Page 1 of 1
Posted: Wed Feb 04, 2009 1:26 pm
by SongWriter
I have until February 20th before my job ends. But I am finding it increasingly difficult to go to my job. The one person I thought was my best friend is very hostile towards me. When I come in the morning she made a comment saying "oh you're here now I have to put up with your negativity..." Another time she rolls her eyes. Yet she it not losing her job.
She says everyone is sick of my "meltdowns." I am sure they are. I am embarrassed by them. Yet, does she remember all those arguments she had with one of the workers? No she doesn't. But that is human nature.
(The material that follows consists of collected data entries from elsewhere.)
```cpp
static int enqueue_detect(sift3d_ctx *c, const RunPlan &plan, int upto) {
	hipStream_t st = c->stream, sb = plan_stream(c, plan.det_two ? 1 : 0), sc = plan_stream(c, plan.det_rest_stream);
	std::vector<DetectLevels> DLs((size_t)c->noct);
	const int nl = c->nd - 2;
	const Taps *lt = c->g_last_elide ? &c->taps[c->ng - 1] : nullptr;
	DetectOpts dopt;
	dopt.neighbours = c->dopt.neighbours; dopt.refine = c->dopt.refine;
	dopt.max_offset = c->dopt.max_offset; dopt.contrast_thresh = c->dopt.contrast_thresh; dopt.edge_ratio = c->dopt.edge_ratio;
	const DetectOpts *dop = c->run_full ? &dopt : nullptr;
	if (upto >= 3)
		for (int o = 0; o < c->noct; o++) fill_detect_levels(c, o, DLs[(size_t)o]);
	auto bufs = [&](int o) -> const DetectBufs & { return plan.det_two && o > 0 ? c->det_o[(size_t)o] : c->det; };
	auto mark = [&](int o, hipStream_t s) {
		const Level &C = c->dog[(size_t)o * c->nd + 1];
		launch_detect_mark(DLs[(size_t)o], nl, C.nx, C.ny, C.zr_all(), c->p.peak_thresh, o + c->octave_base, bufs(o), s, lt, dop);
	};
	hipStream_t join = plan.det_early ? sb : st;
	if (plan.det_early) {
		S3D_HIP(hipEventRecord(c->ev_det_fork, st));
		mark(0, st);
		S3D_HIP(hipStreamWaitEvent(sb, c->ev_det_fork, 0));
	}
	for (int o = 1; o < c->noct; o++) S3D_HIP(hipStreamWaitEvent(join, c->ev_done[(size_t)o], 0));
	S3D_HIP(hipEventRecord(c->ev[1], join));
	S3D_HIP(hipEventRecord(c->ev[2], join));
	if (upto < 3) return SIFT3D_OK;
	if (plan.det_two) {
		for (int o = 1; o < c->noct; o++) {
			if (plan.det_rest_own && o >= 2) S3D_HIP(hipStreamWaitEvent(sc, c->ev_done[(size_t)o], 0));
			mark(o, o == 1 ? sb : sc);
// ... 7 lines not shown
		if (!plan.det_two) mark(o, st);
		if (plan.det_two && o == 1) {
			S3D_HIP(hipStreamWaitEvent(st, c->ev_det_join, 0));
			if (sc != sb) S3D_HIP(hipStreamWaitEvent(st, c->ev_det_join2, 0));
		}
		if (plan.emit == kEmitMultiAll || (plan.emit == kEmitMultiRest && o > 0)) multi.push_back(DetectEmitItem{&DLs[(size_t)o], nl, C.nx, C.ny, C.zr_all(), o + c->octave_base, &bufs(o)});
		else launch_detect_emit(DLs[(size_t)o], nl, C.nx, C.ny, C.zr_all(), o + c->octave_base, bufs(o), c->d_ext, c->ext_cap, st);
	}
	if (!multi.empty()) launch_detect_emit_multi(multi.data(), (int)multi.size(), c->d_ext, c->ext_cap, c->d_total, st);
	return SIFT3D_OK;
}

void enqueue_slots(sift3d_ctx *c) {
	launch_slots(c->d_ext, c->d_codes, c->d_total, c->ext_cap, c->d_nkp, c->d_order, c->kp_cap, c->d_slots_part, c->stream);
}
void enqueue_orient(sift3d_ctx *c, int rank, int world) {
	launch_orient(c->d_ext, c->d_codes, c->d_total, c->ext_cap, c->d_levels, c->d_luts, c->d_lutpool, c->p.max_eig_thres, c->p.corner_thresh,
	              rank, world, c->d_order, c->d_nkp + 3, c->stream);
	enqueue_slots(c);
}
void enqueue_describe(sift3d_ctx *c, int rank, int world, bool with_desc) {
	if (with_desc)
		launch_describe(c->d_ext, c->d_total, c->ext_cap, c->d_levels, c->d_luts, c->d_lutpool, c->d_desc, c->kp_cap, rank, world, c->d_order,
		                c->d_nkp, c->d_nkp + 1, c->stream, c->desc_lut_lds, &c->dsplit);
	launch_finalize(c->d_ext, c->d_total, c->ext_cap, with_desc, c->d_kpout, c->d_xyz, c->kp_cap, c->stream);
}

static int run_scratch(sift3d_ctx *c, int upto) {
	if (c->run_refine && upto >= 4 && c->refined_cap < c->kp_cap) {
		hipFree(c->d_refined); c->d_refined = nullptr; c->refined_cap = 0;
		S3D_HIP(hipMalloc(&c->d_refined, sizeof(sift3d_refined) * (size_t)c->kp_cap));
		c->refined_cap = c->kp_cap;
	}
	if (c->dsplit_dirty && c->dsplit.gacc) {
		S3D_HIP(hipMemsetAsync(c->dsplit.gacc, 0, sizeof(int) * (size_t)c->dsplit.cap * (kDesc + 8 + 1), c->stream));
		c->dsplit_dirty = false;
	}
	return SIFT3D_OK;
}

static int run_enqueue(sift3d_ctx *c, int upto, bool part_orient) {
	int rc = set_device(c->device);
	if (rc) return rc;
	if ((rc = run_scratch(c, upto)) != SIFT3D_OK) return rc;
	hipStream_t st = c->stream;
	const RunPlan &plan = c->plan;
	if (c->gate) { S3D_HIP(hipStreamWaitEvent(st, c->gate, 0)); c->gate = nullptr; }
	S3D_HIP(hipMemsetAsync(c->d_dogmax, 0, sizeof(unsigned) * (size_t)(std::max(1, c->noct * c->nd) + 6), st));
	S3D_HIP(hipEventRecord(c->ev[0], st));
	if ((rc = enqueue_pyramid(c, plan)) != SIFT3D_OK) return rc;
	if ((rc = enqueue_detect(c, plan, upto)) != SIFT3D_OK) return rc;
	S3D_HIP(hipEventRecord(c->ev[3], st));
	if (upto >= 4) enqueue_orient(c, part_orient ? c->part_rank : 0, part_orient ? c->part_world : 1);
	S3D_HIP(hipEventRecord(c->ev[4], st));
	if (upto >= 4) enqueue_describe(c, c->part_rank, c->part_world, upto >= 5);
	if (upto >= 4 && c->run_refine) {
		DogTable T;
		fill_dog_table(c, T);
		launch_refine(c->d_ext, c->d_total, c->ext_cap, c->kp_cap, T, c->p.num_kp_levels, c->d_refined, st);
	}
	S3D_HIP(hipEventRecord(c->ev[5], st));
	S3D_HIP(hipMemcpyAsync(c->h_words, c->d_total, sizeof(unsigned) * 5, hipMemcpyDeviceToHost, st));
	return SIFT3D_OK;
}


static int run_finish(sift3d_ctx *c, int upto, bool &again) {
	again = false;
	int rc = set_device(c->device);
	if (rc) return rc;
// ... 295 lines not shown
```

3dsift_amd/csrc/ctx_internal.h:

```cpp
#pragma once

#include <string>
#include <thread>
#include <vector>

#include "sift3d_internal.h"

using s3d::DescSplit; using s3d::DetectBufs; using s3d::DevKp; using s3d::Level; using s3d::LevelRef; using s3d::Taps; using s3d::WinLut;


constexpr int kChainStream = -1;
enum { kEmitPerOctave = 0, kEmitMultiRest = 1, kEmitMultiAll = 2 };
struct RunPlan {
	struct Oct {
		int head = 0, tail = 0;
		bool tail_moved = false;
		int prio = 0;
		int head_slots = 0, tail_slots = 0;
	};
	std::vector<Oct> oct;
	bool chain = false;
	int small_first = -1;
	s3d::SmallArgs small{};
	bool det_two = false;
// ... 26 lines not shown
	float *in_own = nullptr;
	void *in_raw = nullptr;
	hipStream_t up_stream = nullptr;
	std::thread uploader;
	int upload_rc = SIFT3D_OK;
	std::string upload_err;
	size_t arena_floats = 0;
	Level in;
	std::vector<Level> gss, dog;
	std::vector<float *> tmpA, tmpB;
	std::vector<hipStream_t> ostream;
	hipStream_t cstream = nullptr;
	std::vector<hipEvent_t> ev_seed, ev_done;
	hipEvent_t ev_fork = nullptr;
	unsigned *d_words = nullptr;
	unsigned *d_slots_part = nullptr;
	unsigned *h_words = nullptr;
	unsigned *d_inmax = nullptr, *d_dogmax = nullptr, *d_total = nullptr, *d_nkp = nullptr;
	DetectBufs det{};
	size_t det_blocks = 0;
	std::vector<DetectBufs> det_o;
	unsigned long long *d_masks2 = nullptr;
	unsigned *d_counts2 = nullptr, *d_offsets2 = nullptr, *d_prov2 = nullptr;
	hipEvent_t ev_det_fork = nullptr, ev_det_join = nullptr, ev_det_join2 = nullptr;
	DevKp *d_ext = nullptr;
	int *d_codes = nullptr, *d_order = nullptr;
	unsigned ext_cap = 0, kp_cap = 0;
	LevelRef *d_levels = nullptr;
	WinLut *d_luts = nullptr;
	float *d_lutpool = nullptr;
// ... 40 lines not shown
	size_t ext_arena_floats = 0;
};

namespace s3d {
bool build_taps(float sigma, Taps &t);
void level_sigmas(const sift3d_params &p, std::vector<float> &sig, float &base_sigma);
void build_faces(FaceConst *F);
bool build_facesym(const FaceConst *F, FaceSym *S);
bool append_lut(std::vector<float> &pool, WinLut &L, int which, float sigma, float radius, float u, float scale);
int set_device(int device);
int alloc_lists(sift3d_ctx *c, unsigned ext_cap);
float level_scale(const sift3d_params &p, int octave, int s);
void plan_pyramid(sift3d_ctx *c, int noct_total);
void fill_detect_levels(const sift3d_ctx *c, int o, DetectLevels &DL);
void enqueue_slots(sift3d_ctx *c);
void enqueue_orient(sift3d_ctx *c, int rank, int world);
void enqueue_describe(sift3d_ctx *c, int rank, int world, bool with_desc);
int upload_luts(sift3d_ctx *c, const std::vector<WinLut> &luts, std::vector<float> &pool);
std::vector<WinLut> blank_luts(const sift3d_ctx *c);
size_t arena_floats_of(const sift3d_ctx *c);
int create_common(sift3d_handle *out, const CreateCfg &cfg, const sift3d_params *params, int device);
int join_upload(sift3d_ctx *c);
int run_impl(sift3d_ctx *c, int upto, bool part_orient = false);
}
```

3dsift_amd/csrc/kernels_desc.hip:

```cpp
#include <float.h>

#include <stdio.h>

#include <algorithm>

#include "sift3d_internal.h"

namespace s3d {

__constant__ FaceConst c_faces[kFaces];
__constant__ FaceSym c_sym;

hipError_t upload_faces(const FaceConst *faces, const FaceSym *sym) {
	hipError_t e = hipMemcpyToSymbol(HIP_SYMBOL(c_faces), faces, sizeof(FaceConst) * kFaces);
	if (e == hipSuccess) e = hipMemcpyToSymbol(HIP_SYMBOL(c_sym), sym, sizeof(FaceSym));
	return e;
}

__device__ __forceinline__ void win_bounds_d(float c, float rad, float u, int n, int &lo, int &hi) {
	int s = (int)floorf(c - __fdiv_rn(rad, u));
	lo = s > 1 ? s : 1;
	int e = (int)ceilf(c + __fdiv_rn(rad, u));
	hi = e < (n - 2) ? e : n - 2;
}
// ... 822 lines not shown
	int total = 0;
	for (int i = 0; i < kDesc; i++) total += marks[i] != 0u;
	float n2 = 0.0f;
	for (int i = 0; i < total; i++) n2 = n2 + trunc_thresh * trunc_thresh;
	const float cn = (float)((double)sqrtf(n2) + DBL_EPSILON);
	const float cv = trunc_thresh * (float)(1.0 / (double)cn);
	for (int i = tid; i < kDesc; i += 256) row[i] = marks[i] != 0u ? cv : 0.0f;
}
void launch_describe_overflow(const DevKp *kps, unsigned k, const LevelRef *d_levels, const WinLut *d_luts, const float *d_lutpool, float *d_desc,
                              hipStream_t st) {
	hipLaunchKernelGGL(k_describe_overflow, dim3(1), dim3(256), 0, st, kps, k, d_levels, d_luts, d_lutpool, d_desc);
}

void launch_describe(const DevKp *kps, const unsigned *d_count, unsigned cap, const LevelRef *d_levels, const WinLut *d_luts,
                     const float *d_lutpool, float *d_desc, unsigned kp_cap, int part_rank, int part_world, const int *order,
                     const unsigned *d_nkp, unsigned *d_work, hipStream_t st, bool lut_in_lds, const DescSplit *split) {
	(void)hipMemsetAsync(d_work, 0, 2 * sizeof(unsigned), st);
	DescSplit sp{};
	if (split && split->gacc && lut_in_lds && !hook(SIFT3D_HOOK_DESC_NOSPLIT)) sp = *split;
	static const int desc_grid = dev_tune_i("S3D_DESC_GRID", 256 * 8);
	const int dev_flags = (hook(SIFT3D_HOOK_DESC_NOCACHE) ? 1 : 0) | (hook(SIFT3D_HOOK_DESC_EXACT_CELLS) ? 2 : 0) | (hook(SIFT3D_HOOK_DESC_MASS_SHIFT) & 63) << 8;
	const unsigned wide_hi = kWideBelow, wide_lo = sp.gacc ? std::min(kSplit4Below, wide_hi) : 0u;
	if (lut_in_lds) {
		hipLaunchKernelGGL((k_describe<true, 256>), dim3(desc_grid), dim3(256), 0, st, kps, d_count, cap, d_levels, d_luts, d_lutpool, d_desc, kp_cap,
		                   part_rank, part_world, order, d_nkp, d_work, dev_flags, wide_lo, wide_hi, sp, DescPartial{});
		if (wide_hi > wide_lo)
			hipLaunchKernelGGL((k_describe<true, 512>), dim3(256 * 2), dim3(512), 0, st, kps, d_count, cap, d_levels, d_luts, d_lutpool, d_desc, kp_cap,
			                   part_rank, part_world, order, d_nkp, d_work, dev_flags, wide_lo, wide_hi, DescSplit{}, DescPartial{});
	} else {
		hipLaunchKernelGGL((k_describe<false, 256>), dim3(256 * 8), dim3(256), 0, st, kps, d_count, cap, d_levels, d_luts, d_lutpool, d_desc, kp_cap,
		                   part_rank, part_world, order, d_nkp, d_work, dev_flags, 0u, 0u, DescSplit{}, DescPartial{});
	}
// ... 124 lines not shown
```

3dsift_amd/csrc/kernels_detect.hip:

```cpp
#include <stdio.h>
#include <string.h>
#include <stdlib.h>

#include <algorithm>

#include "sift3d_internal.h"

namespace s3d {

#ifndef S3D_DETDIAG
#define S3D_DETDIAG 0
#endif
constexpr int kRows = 32;
constexpr int kThreads = 256;

constexpr int kQueue = 640;
__global__ void __launch_bounds__(kThreads) k_mark(DetectLevels L, int nx, int ny, ZRange zr, int nyb, float peak_thresh,
                                                   unsigned long long *__restrict__ masks, unsigned *__restrict__ block_counts,
                                                   unsigned *__restrict__ prov, unsigned *__restrict__ prov_count, unsigned prov_cap,
                                                   unsigned *__restrict__ total) {
	__shared__ unsigned s_cnt[kThreads / 64];
	__shared__ uint2 s_q[kThreads / 64][kQueue];
	extern __shared__ unsigned long long s_mask_dyn[];
	const int segw = min((nx + 63) >> 6, 64);
	const int b = blockIdx.x;
	const int nz = zr.zo1 - zr.zo0;
	const int yb = b % nyb, zi = (b / nyb) % nz, lvl = b / (nyb * nz);
	const int z = zr.zo0 + zi;
	const int zg = z + zr.zoff;
	const float *__restrict__ cur = L.cur[lvl];
	const float *__restrict__ prev = L.prev[lvl];
	const float *__restrict__ next = L.next[lvl];
	const bool lazy_prev = lvl == 0 && L.prev0_hi != nullptr, lazy_next = lvl == L.nextl_slot && L.nextl_hi != nullptr;
	const bool lazy_g = lvl == L.nextl_slot && L.lazy_src != nullptr;
	const float thr = peak_thresh * __uint_as_float(*L.absmax_bits[lvl]);
	const int wpr = (nx + 63) >> 6;
	const int lane = threadIdx.x & 63, wid = threadIdx.x >> 6;
	const size_t sy = (size_t)nx, sz = (size_t)nx * ny;
	const bool z_in = (zg >= 1 && zg <= zr.nzg - 2);
	const int y0 = yb * kRows;
	constexpr int kBatch = 8;
	const int nrows = min(kRows, ny - y0);
	const int swid = __builtin_amdgcn_readfirstlane(wid);
	const int r_lo = swid * (kRows / 4), r_hi = min(nrows, (swid + 1) * (kRows / 4));
	uint2 *q = s_q[swid];
	unsigned long long *mloc = s_mask_dyn + (size_t)swid * (kRows / 4) * segw;
	for (int i = lane; i < (kRows / 4) * segw; i += 64) mloc[i] = 0ull;
	const unsigned long long lt = (1ull << lane) - 1ull;
	const size_t plane0 = sz * (size_t)z + sy * (size_t)y0;
	int qn = 0;
	auto evaluate = [&](int first, int n, int seg0) {
		if (S3D_DETDIAG & 1) {
			const uint2 qd = q[first + min(lane, n - 1)];
			if (lane < n && __uint_as_float(qd.x) == 12345.678f) atomicOr(&mloc[0], 1ull);
			return;
		}
// ... 26 lines not shown
					else total[1] = 1u;
				}
			}
			return;
		}
		const float n7 = lazy_next ? (L.nextl_hi[ic] - L.nextl_lo[ic]) * (-1.0f) : next[ic];
		const bool mn = !dmax && v < n0 && v < n5 && v < n6 && v < n7;
		const bool mx = dmax && v > n0 && v > n5 && v > n6 && v > n7;
		if (act && (mn || mx)) atomicOr(&mloc[rr * segw + xw], 1ull << bit);
	};
	unsigned cnt = 0;
	for (int seg0 = 0; seg0 < wpr; seg0 += 64) {
		const int seg1 = min(wpr, seg0 + 64);
		if (z_in) {
			const int ry_a = max(r_lo, 1 - y0), ry_b = min(r_hi, ny - 1 - y0);
			const int nws = seg1 - seg0;
			const float *__restrict__ pl = cur + sz * (size_t)z + (size_t)seg0 * 64;
			auto word = [&](float v, float u, float d, float xl, float xr, int wseg, unsigned idrow) {
				const float hi = fmaxf(fmaxf(u, d), fmaxf(xl, xr)), lo = fminf(fminf(u, d), fminf(xl, xr));
				const bool gmax = v > hi;
				const bool c = fabsf(v) > thr && (gmax || v < lo) && !((S3D_DETDIAG & 2) && v != 12345.678f);
				const unsigned long long m = __ballot(c);
				if (c) {
					const unsigned pos = __builtin_amdgcn_mbcnt_hi((unsigned)(m >> 32), __builtin_amdgcn_mbcnt_lo((unsigned)m, (unsigned)qn));
					q[pos] = make_uint2(__float_as_uint(v), idrow | (gmax ? 0x10000u : 0u) | (unsigned)(wseg << 6) | (unsigned)lane);
				}
				qn += (int)__popcll(m);
			};
			const unsigned omax = (unsigned)(nx - 1 - seg0 * 64);
			for (int w0 = 0; w0 < nws && ry_a < ry_b; w0 += kBatch) {
				unsigned off[kBatch];
#pragma unroll
				for (int bb = 0; bb < kBatch; bb++) off[bb] = min((unsigned)(min(w0 + bb, nws - 1) * 64 + lane), omax);
				const int eoff = (lane & 1) ? (int)min((unsigned)((w0 + kBatch) * 64), omax) : w0 * 64 - 1;
				float up[kBatch], mid[kBatch], emid;
				{
					const float *ra = pl + sy * (size_t)(y0 + ry_a - 1), *rb = ra + sy;
#pragma unroll
					for (int bb = 0; bb < kBatch; bb++) { up[bb] = ra[off[bb]]; mid[bb] = rb[off[bb]]; }
					emid = rb[eoff];
				}
				for (int ry = ry_a; ry < ry_b; ry++) {
					const float *rd = pl + sy * (size_t)(y0 + ry + 1);
					float dn[kBatch], xl[kBatch], xr[kBatch];
#pragma unroll
					for (int bb = 0; bb < kBatch; bb++) dn[bb] = rd[off[bb]];
					const float edn = rd[eoff];
#pragma unroll
					for (int bb = 0; bb < kBatch; bb++) {
						const int le = __builtin_amdgcn_readlane(__float_as_int(bb == 0 ? emid : mid[bb > 0 ? bb - 1 : 0]), bb == 0 ? 0 : 63);
						const int re = __builtin_amdgcn_readlane(__float_as_int(bb == kBatch - 1 ? emid : mid[bb < kBatch - 1 ? bb + 1 : 0]), bb == kBatch - 1 ? 1 : 0);
						xl[bb] = __int_as_float(__builtin_amdgcn_update_dpp(le, __float_as_int(mid[bb]), 0x138 , 0xf, 0xf, false));
						xr[bb] = __int_as_float(__builtin_amdgcn_update_dpp(re, __float_as_int(mid[bb]), 0x130 , 0xf, 0xf, false));
					}
					const unsigned idrow = (unsigned)((ry - r_lo) << 12);
#pragma unroll
					for (int bb = 0; bb < kBatch; bb++)
						if (w0 + bb < nws) word(mid[bb], up[bb], dn[bb], xl[bb], xr[bb], w0 + bb, idrow);
					while (qn >= 64) {
						qn -= 64;
						evaluate(qn, 64, seg0);
					}
#pragma unroll
					for (int bb = 0; bb < kBatch; bb++) { up[bb] = mid[bb]; mid[bb] = dn[bb]; }
					emid = edn;
				}
			}
		}
		if (qn > 0) evaluate(0, qn, seg0);
		qn = 0;
		for (int ry = r_lo; ry < r_hi; ry++) {
			unsigned long long *mrow = masks + ((size_t)(lvl * nz + zi) * ny + (y0 + ry)) * wpr;
			for (int xw = seg0 + lane; xw < seg1; xw += 64) {
				const unsigned long long m = mloc[(ry - r_lo) * segw + xw - seg0];
				mrow[xw] = m;
				cnt += (unsigned)__popcll(m);
				mloc[(ry - r_lo) * segw + xw - seg0] = 0ull;
			}
		}
	}
#pragma unroll
// ... 371 lines not shown
                                                   int octave, DetectLevels L, DevKp *__restrict__ out, unsigned cap,
                                                   unsigned *__restrict__ total) {
	__shared__ unsigned s_wave[kThreads / 64];
	emit_block((int)blockIdx.x, masks, block_offsets, nx, ny, zr, nyb, octave, L.level_id, L.scale, out, cap, total, s_wave);
}
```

I am taking the next few days off. But I really think I should not go back. I have some sick days left. I don't want to use any of the vacation days because I get paid for them. However, I can't take more of this.
However, I don't want to burn a bridge with this place I work. I don't know what to do.
I set myself up for this stuff because I am so opened with people. I am confused as to what to do.
There are many other things that have been said to me that were illegal. I could have people fired or I could sue. But I don't want any trouble and I don't want to burn bridges.
She is a bully.
One more thing. I have to show my other coworker how to do certain things on the project I have done. So I have to at least go back for him.
I'm lost here.
Posted: Wed Feb 04, 2009 2:39 pm
by NinjaFrodo
Hi songwriter!!! Sorry about the job thing. Work is both rewarding and challenging at the same time. I don't know what gets into people in the office environment. One thing I have learned is that you really can't have friends in the place of business. Association is fine. I was employed for several years with the State. And I discovered that because someone is nice to you doesn't mean they like you and want to take the relationship to the next level. I've seen first hand how individuals can be chummy, chummy but when a promotional job opens up, loyality fades into the sunset. It becomes one pitted against another. Before I left the job I had myself barricaded in a cubicle as far from eye shot as possible, avoiding others as much as possible. When I finally left, I was sooo happy. They're still there in that coach roach infested building, discovering that the Governor furloughed them two days a week without pay.
I know that something better will show up for you.
Posted: Wed Feb 04, 2009 2:43 pm
by Guest
Thanks SlicksPlace.
This was a school job and perfect. It had a State Pension, was 2 miles from home, and I got off the same day as my kid.
This woman has abused me verbally: I don't know how your wife puts up with you, your bipolar, and more.
Posted: Wed Feb 04, 2009 3:11 pm
by Guest
I know, I know.. .. She is a cruel person. I understand the job has good perks. Honestly, no one deserves that kind of treatment. Did you talk to your boss? Because the woman is way out of line. Did you document what goes on there?
Posted: Wed Feb 04, 2009 3:22 pm
by Guest
Since I am on my way out I don't want to "burn any bridges." I already was called a freak by another woman. Maybe I have issued with woman, I don't know. I threated to write a report and to go HR. I was going to let it go, but my boss had us both write up a memo to protect his butt. Nothing became of it because I was willing to let it go. The only reason it went that far was because the woman was scared and went to someone else to report it. But now this woman is on my side against the other woman.
Posted: Thu Feb 05, 2009 1:22 am
by Guest
well,
if i may indulge...
...i, too worked in a horrible work environment (one co-worker who was always a b!tch towards everyone reported me to HR because i did not say 'hi' to her). daily harrassment from coworkers, supervisors, and managers while constantly being threatened with your job if your performance was anywhere beneath the unrealistic goals set (so, basically no one was secure).
and this is the work environment; we also had to deal with customers in negative situations (which is stressful enough).
why a business would choose to allow such a negative work environment, i do not know. how much money is spent in training, equipping employees with the tools to do the job, then to allow a poisonous environment to force said investment (the employee) to walk out the door.
it baffles me.
but hey, after getting bailouts the banking industry still felt inclined to give all of its failed executives bonuses; ofcourse that was due to (ahem)...contractual...obligation...ofcourse.
but i digress.
you mentioned 2/20 is your last day. ah, today is 2/5. that is only 11 more working days. i know that it is painful, but after 2/20 you are never going back there, right?
can you find a way to make it 11 more days (and there are 3 fridays in there!)?